What sort of heating is in the house now?
Do you have return air? If so, is the attic room attached to this return air system? If so, how?

The link you provided looks like something I would never use or trust. If you want an HRV system then get something that will return the heat properly. 

"The regenerative core is charged every 70 seconds,
afterwhich the fan reverses and the incoming air absorbs the stored heat on its way in."

That's not the way an HRV should work. 

Do you want to recover heat?
Why do you want that system over a proper HRV unit?

What type of seasons (heating cooling) will your house be going through? (not a question about the four seasons of the year).


----------



## tortilla_flat (Aug 30, 2016)

thematrixiam said:


> What sort of heating is in the house now?


No HVAC whatsoever... thus my post's title.  



thematrixiam said:


> Do you have return air? If so, is the attic room attached to this return air system? If so, how?


None whatsoever. 



thematrixiam said:


> Do you want to recover heat?
> Why do you want that system over a proper HRV unit?


No room for a proper system. Attic=master bedroom. It needs to have a tiny footprint. No need for anything extensive where I live. I'm mostly in it for the ventilation and the occasional desire for heat.   



thematrixiam said:


> What type of seasons (heating cooling) will your house be going through? (not a question about the four seasons of the year).


Not really sure what you mean here... where I live it rarely goes below 50°F or over 85°F year round.


----------



## nealtw (Aug 30, 2016)

If you only need heat a few days a year I would put in a few baseboard electric heaters.


----------



## thematrixiam (Aug 31, 2016)

the seasons question is a term about what your system goes through. If you don't even have a system then it's more about what you want your potential system to go through.

Some people only have one season, others two. Then you can get more technical with things like humidity and such. 

HVAC includes lots of things: furnaces, bathroom fans, air conditioners, range hoods, fresh air supply, combustion supply, make up air, return air, in floor heating, and even baseboard heaters.

You probably at least have bathroom fans and a range hood. 

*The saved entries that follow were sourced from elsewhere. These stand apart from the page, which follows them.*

template <bool DIV, bool VOUT, bool DEF, bool HOT = false>
__global__ __launch_bounds__(EN_NT, BQ_EN_WPS) void enrich_kernel(const EnrichArgs A, int vec_in) {
  static_assert(!HOT || (!DIV && VOUT && DEF && !BQ_EN_LINELOAD && EN_K == 4), "HOT: the common call only");
  __shared__ double sP[EN_R];
  __shared__ double sC[EN_R];
  __shared__ double sTR[EN_R];
  __shared__ double sO4[EN_R];
  __shared__ double sMF[EN_R];
  __shared__ double sWh[EN_NW], sWl[EN_NW];
  __shared__ double sWe[EN_NW][NE];
  __shared__ int sWlc[EN_NW];
  __shared__ double sEcar[NE];
  __shared__ int sLcar, sMiss;
  __shared__ EmaConsts E;
  __shared__ EnrichArgs sA;

  const int tid = threadIdx.x, lane = tid & (WAVE - 1), w = tid / WAVE;
  const int64_t sym = BQ_EN_SWIZZLE ? ((int64_t)blockIdx.x * A.swz) % A.S : (int64_t)blockIdx.x;
  const int64_t irow = sym * A.ld_in;
  const int64_t orow = sym * A.ld_out;
  const int T = A.T;
  const bool vin = HOT || vec_in != 0, vout = VOUT;

  Tile nx;
  load_tile(A, irow, EN_K * tid, vin, nx);

  {
    const double* src = reinterpret_cast<const double*>(&A.ema);
    double* dst = reinterpret_cast<double*>(&E);
    for (int i = tid; i < (int)(sizeof(EmaHost) / sizeof(double)); i += EN_NT) dst[i] = src[i];
  }
  if (tid < WAVE) {
    Pow r = {1.0, 1.0, 0.0, 0.0, 1.0, 1.0, 1.0};
    for (int j = 0; j < 6; ++j)
      if (tid & (1 << j)) r = pow_mul(A.ema.wstep[j], r);
    E.lane[tid] = r;
  }
  if (tid < NE) sEcar[tid] = 0.0;
  if (tid == 0) {
    sLcar = -1;
    sMiss = 0;
    sA = A;
  }
  if (tid < EN_H) {
    sP[LX(tid)] = 0.0;
    sC[LX(tid)] = qnan();
    sTR[LX(tid)] = 0.0;
    sO4[LX(tid)] = 0.0;
    sMF[LX(tid)] = 0.0;
  }
  __syncthreads();

  if (tid == 0) {
    const double x0 = nx.c[0];
    sEcar[E_FAST] = sEcar[E_SLOW] = sEcar[E_0] = sEcar[E_1] = x0;
    sEcar[E_SIG] = 0.0;
  }

  const int pb = EN_H + EN_K * tid;
  int lcl[EN_K];
  double Ploc[EN_K];
  double y[NE];
  auto ploc = [&](int k) -> double {
    if constexpr (HOT) return sP[RS1(k)];
    else return Ploc[k];
  };

  auto tile = [&](auto mode, const int t0) {
    using M = decltype(mode);
    const int tb = t0 + EN_K * tid;
    const EnrichArgs& P = sA;
    auto has = [&](int col) { return HOT || P.out[col] != nullptr; };
    Tile cu = nx;
    if constexpr (M::SEL) tile_tail_select(tb, T, cu);
    else tile_arrived(vin, cu);
    if constexpr (M::GEN) {
      if (t0 + EN_TT < T) load_tile(A, irow, tb + EN_TT, vin, nx);
    }

    {
      bool miss = false;
      double pc = cu.pc;
      double tpp = typical_price(cu.ph, cu.pl, cu.pc);
      int run = -1;
#pragma unroll
      for (int k = 0; k < EN_K; ++k) {
        const int t = tb + k;
        const double c = cu.c[k];
        const double tp = typical_price(cu.h[k], cu.l[k], c);
        const double mf = tp * cu.v[k];
        const double o4 = ohlc4(cu.o[k], cu.h[k], cu.l[k], c);
        miss |= !__builtin_isfinite(o4) | !__builtin_isfinite(mf);
        sC[RS1(k)] = c;
        sTR[RS1(k)] = true_range(cu.h[k], cu.l[k], pc);
        sO4[RS1(k)] = o4;
        sMF[RS1(k)] = tp > tpp ? mf : (tp < tpp ? -mf : 0.0);
        if (t == 0 || c != pc) run = t;
        lcl[k] = run;
        pc = c;
        tpp = tp;
      }
      if (__builtin_amdgcn_ballot_w64(miss)) sMiss = 1;
    }
    if constexpr (M::PREF) load_tile_clamped(A, irow, tb + EN_TT, nx);
    {
      dd tot = {0.0, 0.0};
#pragma unroll
      for (int k = 0; k < EN_K; ++k) tot = dd_add1(tot, cu.c[k]);
      const dd inc = wave_scan_dd_dpp(tot, lane);
      if (lane == WAVE - 1) {
        sWh[w] = inc.hi;
        sWl[w] = inc.lo;
      }
      dd acc = {dpp_f64<DPP_WAVE_SHR1>(inc.hi), dpp_f64<DPP_WAVE_SHR1>(inc.lo)};
#pragma unroll
      for (int k = 0; k < EN_K; ++k) {
        acc = dd_add1(acc, cu.c[k]);
        Ploc[k] = dd_round(acc);
        sP[RS1(k)] = Ploc[k];
      }
    }
    double ex[NE];
    {
      double b[NE] = {0.0, 0.0, 0.0, 0.0, 0.0};
#pragma unroll
      for (int k = 0; k < EN_K; ++k) {
        const double x = cu.c[k];
        b[E_FAST] = fma(E.la[E_FAST], b[E_FAST], E.lb[E_FAST] * x);
        b[E_SLOW] = fma(E.la[E_SLOW], b[E_SLOW], E.lb[E_SLOW] * x);
        b[E_SIG] = fma(E.la[E_SIG], b[E_SIG], E.lb[E_SIG] * (b[E_FAST] - b[E_SLOW]));
        b[E_0] = fma(E.la[E_0], b[E_0], E.lb[E_0] * x);
        b[E_1] = fma(E.la[E_1], b[E_1], E.lb[E_1] * x);
      }
#define BQ_EMA_STEP(CTRL, J)                                     \
  {                                                              \
    double v[NE], r[NE];                                         \
    _Pragma("unroll") for (int e = 0; e < NE; ++e) v[e] = dpp_f64<CTRL>(b[e]); \
    pow_apply(E.wstep[J], v, r);                                 \
    _Pragma("unroll") for (int e = 0; e < NE; ++e) b[e] += r[e]; \
  }
      BQ_EMA_STEP(DPP_ROW_SHR1, 0)
      BQ_EMA_STEP(DPP_ROW_SHR2, 1)
      BQ_EMA_STEP(DPP_ROW_SHR4, 2)
      BQ_EMA_STEP(DPP_ROW_SHR8, 3)
#undef BQ_EMA_STEP
      {
        double c1[NE], c2[NE], c3[NE], r[NE];
#pragma unroll
        for (int e = 0; e < NE; ++e) c1[e] = readlane_f64(b[e], 15);
        pow_apply(E.wstep[4], c1, r);
#pragma unroll
        for (int e = 0; e < NE; ++e) c2[e] = r[e] + readlane_f64(b[e], 31);
        pow_apply(E.wstep[4], c2, r);
#pragma unroll
        for (int e = 0; e < NE; ++e) c3[e] = r[e] + readlane_f64(b[e], 47);
        const int row = lane >> 4;
        if (row > 0) {
          double c[NE];
#pragma unroll
          for (int e = 0; e < NE; ++e) c[e] = row == 1 ? c1[e] : (row == 2 ? c2[e] : c3[e]);
          pow_apply(E.lane[(lane & 15) + 1], c, r);
#pragma unroll
          for (int e = 0; e < NE; ++e) b[e] += r[e];
        }
      }
      if (lane == WAVE - 1) {
#pragma unroll
        for (int e = 0; e < NE; ++e) sWe[w][e] = b[e];
      }
#pragma unroll
      for (int e = 0; e < NE; ++e) ex[e] = dpp_f64<DPP_WAVE_SHR1>(b[e]);
    }
    int lpre;
    {
      const int inc = wave_scan_max_dpp(lcl[EN_K - 1] + 1, lane);
      if (lane == WAVE - 1) sWlc[w] = inc - 1;
      lpre = dpp_i32<DPP_WAVE_SHR1>(inc) - 1;
    }
    __syncthreads();

    double wb[EN_NW];
    {
      dd acc = {0.0, 0.0};
#pragma unroll
      for (int u = 0; u < EN_NW; ++u) {
        wb[u] = dd_round(acc);
        acc = dd_add(acc, dd{sWh[u], sWl[u]});
      }
    }
    {
      int carry = max(sLcar, lpre);
      for (int u = 0; u < w; ++u) carry = max(carry, sWlc[u]);
#pragma unroll
      for (int k = 0; k < EN_K; ++k) lcl[k] = max(lcl[k], carry);
    }
    {
      double C[NE];
#pragma unroll
      for (int e = 0; e < NE; ++e) C[e] = sEcar[e];
      for (int u = 0; u < w; ++u) {
        double r[NE];
        pow_apply(E.wave[1], C, r);
#pragma unroll
        for (int e = 0; e < NE; ++e) C[e] = r[e] + sWe[u][e];
      }
      double r[NE];
      pow_apply(E.lane[lane], C, r);
#pragma unroll
      for (int e = 0; e < NE; ++e) y[e] = ex[e] + r[e];
    }

    {
      double mfast[EN_K], msig[EN_K], e0[EN_K], e1[EN_K];
#pragma unroll
      for (int k = 0; k < EN_K; ++k) {
        const double x = cu.c[k];
        y[E_FAST] = ema_step<DIV>(y[E_FAST], x, E, E_FAST);
        y[E_SLOW] = ema_step<DIV>(y[E_SLOW], x, E, E_SLOW);
        y[E_SIG] = ema_step<DIV>(y[E_SIG], y[E_FAST] - y[E_SLOW], E, E_SIG);
        y[E_0] = ema_step<DIV>(y[E_0], x, E, E_0);
        y[E_1] = ema_step<DIV>(y[E_1], x, E, E_1);
        mfast[k] = y[E_FAST] - y[E_SLOW];
        msig[k] = y[E_SIG];
        e0[k] = y[E_0];
        e1[k] = y[E_1];
      }
      const bool whole = M::GEN ? t0 + EN_TT <= T : !M::RANGE;
      if (has(BQ_MACD)) store4(P.out[BQ_MACD] + orow, tb, T, vout, mfast, whole);
      if (has(BQ_MACD_SIGNAL)) store4(P.out[BQ_MACD_SIGNAL] + orow, tb, T, vout, msig, whole);
      if (has(BQ_EMA_FAST)) store4(P.out[BQ_EMA_FAST] + orow, tb, T, vout, e0, whole);
      if (has(BQ_EMA_SLOW)) store4(P.out[BQ_EMA_SLOW] + orow, tb, T, vout, e1, whole);
    }

    double wbw = wb[0], wbp = 0.0;
#pragma unroll
    for (int u = 1; u < EN_NW; ++u) {
      if (w == u) {
        wbw = wb[u];
        wbp = wb[u - 1];
      }
    }
    const int wstart = EN_H + EN_K * WAVE * w;
    auto windows = [&](auto nowarmc, auto fullstc) {
      constexpr bool NOWARM = decltype(nowarmc)::value;
      constexpr bool FULLST = decltype(fullstc)::value;
      const int gstart = EN_H - t0;
      const int lb = pb / EN_K;
      (void)lb;
      auto warm = [&](int t, int win) { return !NOWARM && t < win - 1; };
      auto put = [&](double* col, const double (&x)[EN_K]) {
        if (FULLST) store4(col + orow, tb, T, true, x, true);
        else store4(col + orow, tb, T, vout, x);
      };
      auto cmean = [&](int win, double inv, int k) -> double {
        const int t = tb + k, p = pb + k;
        if (warm(t, win)) return qnan();
        if (lcl[k] <= t - win + 1) return cu.c[k];
        const int q = p - win;
        const double base = q >= wstart ? wbw : wbp;
        return div_exact((ploc(k) + wbw) - (sP[RS(k - win)] + base), (double)win, inv);
      };
      double res[EN_K];
#pragma unroll
      for (int i = 0; i < 3; ++i) {
        if (has(BQ_MA_FAST + i)) {
          const int win = win_of<DEF>(i == 0 ? 7 : (i == 1 ? 25 : 100), P.ma[i]);
          const double inv = P.inv_ma[i];
#pragma unroll
          for (int k = 0; k < EN_K; ++k) res[k] = cmean(win, inv, k);
          put(P.out[BQ_MA_FAST + i], res);
        }
      }
      if (has(BQ_BB_UPPER) || has(BQ_BB_MID) || has(BQ_BB_LOWER)) {
        double up[EN_K], mid[EN_K], lo[EN_K];
        const int win = win_of<DEF>(20, P.bb_w);
        const double bk = P.bb_k, invw = P.inv_bb, invdv = P.inv_bb_dv;
        const bool okdv = win > P.bb_ddof;
        const double r = cu.c[0];
        double s1 = 0.0, s2 = 0.0;
        walk_window<DEF && NOWARM>(NOWARM ? 1 - win : max(1 - win, gstart - pb), [&](int x) {
          const double d = sC[RS(x)] - r;
          s1 += d;
          s2 = fma(d, d, s2);
        });
#pragma unroll
        for (int k = 0; k < EN_K; ++k) {
          const int t = tb + k, p = pb + k;
          if (k > 0) {
            const double dn = cu.c[k] - r;
            const double dol = (NOWARM || p - win >= gstart) ? sC[RS(k - win)] - r : 0.0;
            s1 = (s1 + dn) - dol;
            s2 = fma(-dol, dol, fma(dn, dn, s2));
          }
          const double m = cmean(win, invw, k);
          double sd;
          if (warm(t, win) || !okdv) sd = qnan();
          else if (lcl[k] <= t - win + 1) sd = 0.0;
          else {
            const double var = (s2 - s1 * s1 * invw) * invdv;
            sd = sqrt_nr(var);
          }
          mid[k] = m;
          up[k] = m + bk * sd;
          lo[k] = m - bk * sd;
        }
        if (has(BQ_BB_UPPER)) put(P.out[BQ_BB_UPPER], up);
        if (has(BQ_BB_MID)) put(P.out[BQ_BB_MID], mid);
        if (has(BQ_BB_LOWER)) put(P.out[BQ_BB_LOWER], lo);
      }
      if (has(BQ_RSI)) {
        const int win = win_of<DEF>(14, P.rsi_w);
        double A = 0.0, prev = sC[RS(-win)];
        int nup = 0, ndn = 0;
        walk_window<DEF>(1 - win, [&](int x) {
          const double c = sC[RS(x)], d = c - prev;
          A += fmax(fabs(d), 0.0);
          nup += d > 0.0;
          ndn += d < 0.0;
          prev = c;
        });
#pragma unroll
        for (int k = 0; k < EN_K; ++k) {
          const int t = tb + k, p = pb + k;
          if (k > 0) {
            const double d = cu.c[k] - cu.c[k - 1];
            const double dold = sC[RS(k - win)] - sC[RS(k - win - 1)];
            A = (A + fabs(d)) - fmax(fabs(dold), 0.0);
            nup += (d > 0.0) - (dold > 0.0);
            ndn += (d < 0.0) - (dold < 0.0);
          }
          if (warm(t, win)) {
            res[k] = qnan();
            continue;
          }
          const double D = cu.c[k] - sC[NOWARM ? RS(k - win) : (p - win >= gstart ? RS(k - win) : LX(gstart))];
          double v;
          if (nup == 0 && ndn == 0) v = qnan();
          else if (ndn == 0) v = 100.0;
          else if (nup == 0) v = 0.0;
          else v = 50.0 * (1.0 + D / A);
          res[k] = v;
        }
        put(P.out[BQ_RSI], res);
      }
      auto smean = [&](const double* Q, int defw, int win_, double inv, bool nonneg) {
        const int win = win_of<DEF>(defw, win_);
        const double wd = (double)win;
        double sum = 0.0, pq = qnan();
        int run = 0;
        walk_window<DEF>(1 - win, [&](int x) {
          const double q = Q[RS(x)];
          sum += q;
          run = q == pq ? run + 1 : 1;
          pq = q;
        });
#pragma unroll
        for (int k = 0; k < EN_K; ++k) {
          const int t = tb + k;
          if (k > 0) {
            const double q = Q[RS(k)];
            sum = (sum + q) - Q[RS(k - win)];
            run = q == pq ? run + 1 : 1;
            pq = q;
          }
          if (warm(t, win)) res[k] = qnan();
          else if (run >= win) res[k] = pq;
          else res[k] = div_exact(nonneg && sum < 0.0 ? 0.0 : sum, wd, inv);
        }
      };
      if (has(BQ_ATR)) {
        smean(sTR, 14, P.atr_w, P.inv_atr, true);
        put(P.out[BQ_ATR], res);
      }
      if (has(BQ_TWAP)) {
        smean(sO4, 12, P.twap_w, P.inv_twap, false);
        put(P.out[BQ_TWAP], res);
      }
      if (has(BQ_MFI)) {
        const int win = win_of<DEF>(14, P.mfi_w);
        double B = 0.0, F = 0.0;
        int nup = 0, ndn = 0;
        walk_window<DEF>(1 - win, [&](int x) {
          const double f = sMF[RS(x)];
          B += fabs(f);
          F += f;
          nup += f > 0.0;
          ndn += f < 0.0;
        });
#pragma unroll
        for (int k = 0; k < EN_K; ++k) {
          const int t = tb + k;
          if (k > 0) {
            const double f = sMF[RS(k)], fo = sMF[RS(k - win)];
            B = (B + fabs(f)) - fabs(fo);
            F = (F + f) - fo;
            nup += (f > 0.0) - (fo > 0.0);
            ndn += (f < 0.0) - (fo < 0.0);
          }
          double v;
          if (warm(t, win) || (nup == 0 && ndn == 0)) v = qnan();
          else if (ndn == 0) v = 100.0;
          else if (nup == 0) v = 0.0;
          else v = 50.0 * (1.0 + F / B);
          res[k] = v;
        }
        put(P.out[BQ_MFI], res);
      }
    };
    if constexpr (M::GEN) {
      const bool full = t0 >= EN_H && t0 + EN_TT <= T && vout;
      if (full) windows(std::true_type{}, std::true_type{});
      else windows(std::false_type{}, std::false_type{});
    } else {
      windows(std::bool_constant<!M::WARM>{}, std::bool_constant<!M::RANGE>{});
    }
  };

  auto halo = [&]() {
    __syncthreads();
    const double plast = HOT ? sP[LX(EN_R - 1)] : __shfl(Ploc[EN_K - 1], WAVE - 1, WAVE);
    if (pb >= EN_TT) {
#pragma unroll
      for (int k = 0; k < EN_K; ++k) {
        sP[RS1(k - EN_TT)] = ploc(k) - plast;
        sC[RS1(k - EN_TT)] = sC[RS1(k)];
        sTR[RS1(k - EN_TT)] = sTR[RS1(k)];
        sO4[RS1(k - EN_TT)] = sO4[RS1(k)];
        sMF[RS1(k - EN_TT)] = sMF[RS1(k)];
      }
    }
    if (tid == EN_NT - 1) {
#pragma unroll
      for (int e = 0; e < NE; ++e) sEcar[e] = y[e];
      sLcar = lcl[EN_K - 1];
    }
  };

  if constexpr (!HOT) {
    for (int t0 = 0; t0 < T; t0 += EN_TT) {
      tile(TileMode<true, false, false, false, false>{}, t0);
      if (t0 + EN_TT >= T) break;
      halo();
    }
  } else if (T < EN_TT) {
    tile(TileMode<false, true, true, false, false>{}, 0);
  } else {
    tile(TileMode<false, true, false, true, false>{}, 0);
    int t0 = EN_TT;
    for (; t0 + EN_TT <= T; t0 += EN_TT) {
      halo();
      tile(TileMode<false, false, false, true, false>{}, t0);
    }
    if (t0 < T) {
      halo();
      tile(TileMode<false, false, true, false, true>{}, t0);
    }
  }
  __syncthreads();
  if (sMiss) enrich_row_missing(sA, E, irow, orow, sC, sP, sTR, sO4, sMF);
}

Return air could also be simply holes cut under doors. It's not literally cut, it's just that the door is short on the bottom and allows air to move under the door when closed.

I'm also not sure on code down where you are. I'm from up in Canada, so our codes could very well be a little more strict than where you are.

Your main issue seems to be proper ventilation/circulation. Here you have to have a type of circulation system for any and all types of houses, even in floor heating. 

Do you have pictures?
How thick is your attic? The actual roof space, not the room.

A HRV unit is not meant to heat. It only recovers the lost heat going out. Even a make up air unit isn't supposed to be used to heat, it just raises the temperature of the outside air. 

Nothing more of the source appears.